From the listing below, pick out each line with the word "ZgFtabParsed".

[Start of section]

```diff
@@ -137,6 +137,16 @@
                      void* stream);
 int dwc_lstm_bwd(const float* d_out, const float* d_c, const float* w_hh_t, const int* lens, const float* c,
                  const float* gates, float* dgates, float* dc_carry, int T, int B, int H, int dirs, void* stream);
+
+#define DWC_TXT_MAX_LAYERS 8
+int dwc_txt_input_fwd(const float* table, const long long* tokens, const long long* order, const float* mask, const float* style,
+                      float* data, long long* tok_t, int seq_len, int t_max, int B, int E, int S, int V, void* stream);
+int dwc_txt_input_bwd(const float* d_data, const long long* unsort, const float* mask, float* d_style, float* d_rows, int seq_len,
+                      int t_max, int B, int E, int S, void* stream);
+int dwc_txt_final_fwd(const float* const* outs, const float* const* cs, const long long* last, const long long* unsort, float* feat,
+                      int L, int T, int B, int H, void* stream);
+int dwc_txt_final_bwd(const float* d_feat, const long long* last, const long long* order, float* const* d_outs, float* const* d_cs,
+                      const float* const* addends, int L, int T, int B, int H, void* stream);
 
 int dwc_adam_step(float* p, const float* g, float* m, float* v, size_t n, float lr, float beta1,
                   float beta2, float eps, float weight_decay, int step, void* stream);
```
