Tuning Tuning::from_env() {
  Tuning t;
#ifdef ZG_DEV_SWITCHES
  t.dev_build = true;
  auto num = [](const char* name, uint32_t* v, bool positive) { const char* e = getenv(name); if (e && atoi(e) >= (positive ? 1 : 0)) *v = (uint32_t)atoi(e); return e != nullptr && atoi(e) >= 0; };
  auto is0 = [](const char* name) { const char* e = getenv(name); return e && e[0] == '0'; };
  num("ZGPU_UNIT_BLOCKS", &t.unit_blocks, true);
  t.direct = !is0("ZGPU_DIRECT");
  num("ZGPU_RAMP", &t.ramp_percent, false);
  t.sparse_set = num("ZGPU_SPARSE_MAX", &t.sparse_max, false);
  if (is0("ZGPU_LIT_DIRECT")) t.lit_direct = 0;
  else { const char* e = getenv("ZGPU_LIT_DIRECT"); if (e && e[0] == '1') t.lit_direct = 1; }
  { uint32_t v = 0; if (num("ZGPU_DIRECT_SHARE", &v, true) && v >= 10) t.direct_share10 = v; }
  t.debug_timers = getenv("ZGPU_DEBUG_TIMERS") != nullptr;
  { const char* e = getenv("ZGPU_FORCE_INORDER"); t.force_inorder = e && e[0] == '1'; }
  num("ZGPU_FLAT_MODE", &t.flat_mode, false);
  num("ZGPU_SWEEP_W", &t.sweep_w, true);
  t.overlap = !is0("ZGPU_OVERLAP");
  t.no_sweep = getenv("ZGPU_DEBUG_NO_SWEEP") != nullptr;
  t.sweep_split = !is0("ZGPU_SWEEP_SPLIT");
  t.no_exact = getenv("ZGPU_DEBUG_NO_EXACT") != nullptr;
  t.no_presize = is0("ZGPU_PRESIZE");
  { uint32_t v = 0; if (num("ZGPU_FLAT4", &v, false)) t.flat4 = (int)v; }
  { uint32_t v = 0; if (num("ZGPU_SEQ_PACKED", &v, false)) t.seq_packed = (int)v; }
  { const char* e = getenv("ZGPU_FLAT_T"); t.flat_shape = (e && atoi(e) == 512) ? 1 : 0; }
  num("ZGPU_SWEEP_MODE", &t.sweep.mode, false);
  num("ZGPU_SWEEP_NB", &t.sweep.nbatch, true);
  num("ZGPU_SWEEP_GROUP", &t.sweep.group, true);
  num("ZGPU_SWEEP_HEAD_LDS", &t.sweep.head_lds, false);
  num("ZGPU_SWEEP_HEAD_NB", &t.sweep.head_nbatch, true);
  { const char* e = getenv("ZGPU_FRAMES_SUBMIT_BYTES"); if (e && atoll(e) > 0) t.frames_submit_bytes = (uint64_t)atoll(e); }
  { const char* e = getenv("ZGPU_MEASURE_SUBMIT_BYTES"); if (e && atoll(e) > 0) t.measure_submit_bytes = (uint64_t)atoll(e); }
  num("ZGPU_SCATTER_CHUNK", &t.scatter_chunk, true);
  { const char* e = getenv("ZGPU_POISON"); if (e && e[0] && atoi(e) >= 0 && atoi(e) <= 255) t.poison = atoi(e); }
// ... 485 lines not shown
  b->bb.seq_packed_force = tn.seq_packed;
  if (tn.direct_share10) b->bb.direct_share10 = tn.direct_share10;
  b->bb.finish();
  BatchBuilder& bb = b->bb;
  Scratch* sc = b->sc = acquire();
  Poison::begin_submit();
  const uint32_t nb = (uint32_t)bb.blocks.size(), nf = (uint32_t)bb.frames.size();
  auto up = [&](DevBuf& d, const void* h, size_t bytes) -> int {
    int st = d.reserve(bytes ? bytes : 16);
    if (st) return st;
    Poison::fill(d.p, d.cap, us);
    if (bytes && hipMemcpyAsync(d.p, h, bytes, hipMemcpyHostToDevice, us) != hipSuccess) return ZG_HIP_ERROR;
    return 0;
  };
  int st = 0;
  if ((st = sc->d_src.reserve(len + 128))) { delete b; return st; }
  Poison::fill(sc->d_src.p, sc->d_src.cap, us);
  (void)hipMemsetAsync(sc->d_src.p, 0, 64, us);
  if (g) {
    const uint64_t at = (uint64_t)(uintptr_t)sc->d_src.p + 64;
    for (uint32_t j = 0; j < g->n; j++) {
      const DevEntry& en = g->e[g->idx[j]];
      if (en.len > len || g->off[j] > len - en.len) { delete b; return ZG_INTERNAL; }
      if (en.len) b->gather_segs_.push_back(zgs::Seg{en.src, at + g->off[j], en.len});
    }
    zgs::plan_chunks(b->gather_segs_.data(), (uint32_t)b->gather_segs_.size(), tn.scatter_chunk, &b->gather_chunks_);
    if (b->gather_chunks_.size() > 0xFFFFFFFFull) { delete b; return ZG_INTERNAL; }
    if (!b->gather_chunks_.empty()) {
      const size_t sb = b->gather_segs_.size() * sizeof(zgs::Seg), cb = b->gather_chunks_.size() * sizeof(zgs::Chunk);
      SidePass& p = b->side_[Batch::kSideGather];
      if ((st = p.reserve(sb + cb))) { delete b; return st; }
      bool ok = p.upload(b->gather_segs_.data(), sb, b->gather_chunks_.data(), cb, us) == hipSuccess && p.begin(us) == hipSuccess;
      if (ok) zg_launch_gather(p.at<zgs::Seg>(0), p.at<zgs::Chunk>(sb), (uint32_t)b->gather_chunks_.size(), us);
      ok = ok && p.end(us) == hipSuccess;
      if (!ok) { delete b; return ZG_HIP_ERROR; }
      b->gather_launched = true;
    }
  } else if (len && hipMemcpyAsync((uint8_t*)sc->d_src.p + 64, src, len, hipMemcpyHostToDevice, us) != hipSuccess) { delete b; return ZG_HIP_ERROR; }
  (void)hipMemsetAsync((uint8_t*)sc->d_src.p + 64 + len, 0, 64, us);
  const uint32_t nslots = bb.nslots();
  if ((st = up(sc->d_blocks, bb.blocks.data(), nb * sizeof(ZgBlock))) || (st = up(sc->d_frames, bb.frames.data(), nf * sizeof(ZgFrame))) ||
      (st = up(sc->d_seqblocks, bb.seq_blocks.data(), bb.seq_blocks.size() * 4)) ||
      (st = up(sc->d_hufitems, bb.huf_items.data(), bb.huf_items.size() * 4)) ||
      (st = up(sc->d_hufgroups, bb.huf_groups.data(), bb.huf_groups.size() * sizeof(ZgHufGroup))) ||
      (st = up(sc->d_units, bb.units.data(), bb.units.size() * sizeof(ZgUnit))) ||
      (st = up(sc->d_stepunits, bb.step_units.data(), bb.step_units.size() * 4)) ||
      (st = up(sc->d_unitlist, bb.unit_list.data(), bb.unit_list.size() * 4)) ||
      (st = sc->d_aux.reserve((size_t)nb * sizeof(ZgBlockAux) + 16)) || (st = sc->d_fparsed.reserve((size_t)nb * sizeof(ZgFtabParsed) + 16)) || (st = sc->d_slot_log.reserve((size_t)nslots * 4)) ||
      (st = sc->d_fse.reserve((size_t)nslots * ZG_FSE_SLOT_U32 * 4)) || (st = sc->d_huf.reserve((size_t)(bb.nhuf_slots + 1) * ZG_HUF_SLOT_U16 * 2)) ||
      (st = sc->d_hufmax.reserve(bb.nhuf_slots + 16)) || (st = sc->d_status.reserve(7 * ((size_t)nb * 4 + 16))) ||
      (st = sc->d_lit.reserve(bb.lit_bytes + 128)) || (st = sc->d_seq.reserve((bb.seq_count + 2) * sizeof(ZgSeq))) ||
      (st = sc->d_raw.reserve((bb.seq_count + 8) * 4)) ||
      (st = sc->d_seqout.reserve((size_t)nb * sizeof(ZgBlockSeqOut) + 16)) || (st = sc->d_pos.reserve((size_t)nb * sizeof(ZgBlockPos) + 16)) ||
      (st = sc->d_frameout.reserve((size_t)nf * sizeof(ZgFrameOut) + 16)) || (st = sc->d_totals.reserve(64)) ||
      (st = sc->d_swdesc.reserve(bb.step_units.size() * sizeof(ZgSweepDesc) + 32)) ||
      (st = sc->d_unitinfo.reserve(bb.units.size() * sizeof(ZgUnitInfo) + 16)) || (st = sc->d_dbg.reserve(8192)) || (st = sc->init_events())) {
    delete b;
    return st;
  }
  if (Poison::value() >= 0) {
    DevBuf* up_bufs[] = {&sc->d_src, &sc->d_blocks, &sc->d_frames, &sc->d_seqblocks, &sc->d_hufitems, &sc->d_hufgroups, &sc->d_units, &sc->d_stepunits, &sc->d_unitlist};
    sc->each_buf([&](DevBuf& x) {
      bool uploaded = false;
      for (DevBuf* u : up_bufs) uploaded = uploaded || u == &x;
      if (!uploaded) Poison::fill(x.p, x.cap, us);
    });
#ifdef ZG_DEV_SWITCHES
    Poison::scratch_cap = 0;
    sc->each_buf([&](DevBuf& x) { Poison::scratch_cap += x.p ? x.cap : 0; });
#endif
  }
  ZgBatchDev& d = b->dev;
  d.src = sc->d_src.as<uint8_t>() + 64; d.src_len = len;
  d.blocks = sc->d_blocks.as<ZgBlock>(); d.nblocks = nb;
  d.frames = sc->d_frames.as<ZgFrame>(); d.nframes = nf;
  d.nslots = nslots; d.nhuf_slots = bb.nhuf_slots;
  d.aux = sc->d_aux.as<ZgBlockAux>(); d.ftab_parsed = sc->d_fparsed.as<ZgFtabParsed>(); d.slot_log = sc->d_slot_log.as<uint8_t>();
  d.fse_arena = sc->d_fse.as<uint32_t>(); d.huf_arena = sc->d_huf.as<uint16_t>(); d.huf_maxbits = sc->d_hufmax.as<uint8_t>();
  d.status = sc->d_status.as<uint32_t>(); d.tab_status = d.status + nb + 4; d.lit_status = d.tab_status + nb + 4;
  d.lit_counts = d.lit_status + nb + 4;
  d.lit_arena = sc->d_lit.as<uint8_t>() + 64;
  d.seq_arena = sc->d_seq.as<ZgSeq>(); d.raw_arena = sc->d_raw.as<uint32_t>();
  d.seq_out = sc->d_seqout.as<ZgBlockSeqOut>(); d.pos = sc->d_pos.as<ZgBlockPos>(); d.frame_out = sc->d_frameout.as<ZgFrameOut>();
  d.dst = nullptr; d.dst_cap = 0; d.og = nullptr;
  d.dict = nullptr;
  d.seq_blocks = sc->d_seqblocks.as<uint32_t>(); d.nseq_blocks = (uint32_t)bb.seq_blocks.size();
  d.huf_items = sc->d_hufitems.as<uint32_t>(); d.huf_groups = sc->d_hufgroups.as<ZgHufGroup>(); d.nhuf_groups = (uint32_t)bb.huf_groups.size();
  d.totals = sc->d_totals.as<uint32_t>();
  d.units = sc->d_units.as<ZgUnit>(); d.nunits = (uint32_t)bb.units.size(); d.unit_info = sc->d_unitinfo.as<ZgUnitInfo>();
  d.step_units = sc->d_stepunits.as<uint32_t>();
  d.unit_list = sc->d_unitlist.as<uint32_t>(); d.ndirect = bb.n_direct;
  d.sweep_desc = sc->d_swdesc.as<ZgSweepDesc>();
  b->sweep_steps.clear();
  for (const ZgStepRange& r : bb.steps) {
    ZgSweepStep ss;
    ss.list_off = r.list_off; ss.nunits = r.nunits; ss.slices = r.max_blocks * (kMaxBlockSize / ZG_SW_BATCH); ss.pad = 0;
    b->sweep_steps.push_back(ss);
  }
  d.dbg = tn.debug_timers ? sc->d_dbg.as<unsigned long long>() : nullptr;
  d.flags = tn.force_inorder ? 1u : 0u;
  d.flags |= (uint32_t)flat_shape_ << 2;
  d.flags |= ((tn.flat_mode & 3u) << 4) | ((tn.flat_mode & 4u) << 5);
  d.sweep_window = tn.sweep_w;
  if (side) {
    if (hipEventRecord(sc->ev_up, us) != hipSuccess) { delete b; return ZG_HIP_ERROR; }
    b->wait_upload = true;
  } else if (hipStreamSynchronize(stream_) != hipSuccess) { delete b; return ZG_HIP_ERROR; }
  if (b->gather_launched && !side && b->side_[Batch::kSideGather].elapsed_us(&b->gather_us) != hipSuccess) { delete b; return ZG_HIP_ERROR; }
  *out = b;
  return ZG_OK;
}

[End of section]

*Problem solution:*
      (st = sc->d_aux.reserve((size_t)nb * sizeof(ZgBlockAux) + 16)) || (st = sc->d_fparsed.reserve((size_t)nb * sizeof(ZgFtabParsed) + 16)) || (st = sc->d_slot_log.reserve((size_t)nslots * 4)) ||
  d.aux = sc->d_aux.as<ZgBlockAux>(); d.ftab_parsed = sc->d_fparsed.as<ZgFtabParsed>(); d.slot_log = sc->d_slot_log.as<uint8_t>();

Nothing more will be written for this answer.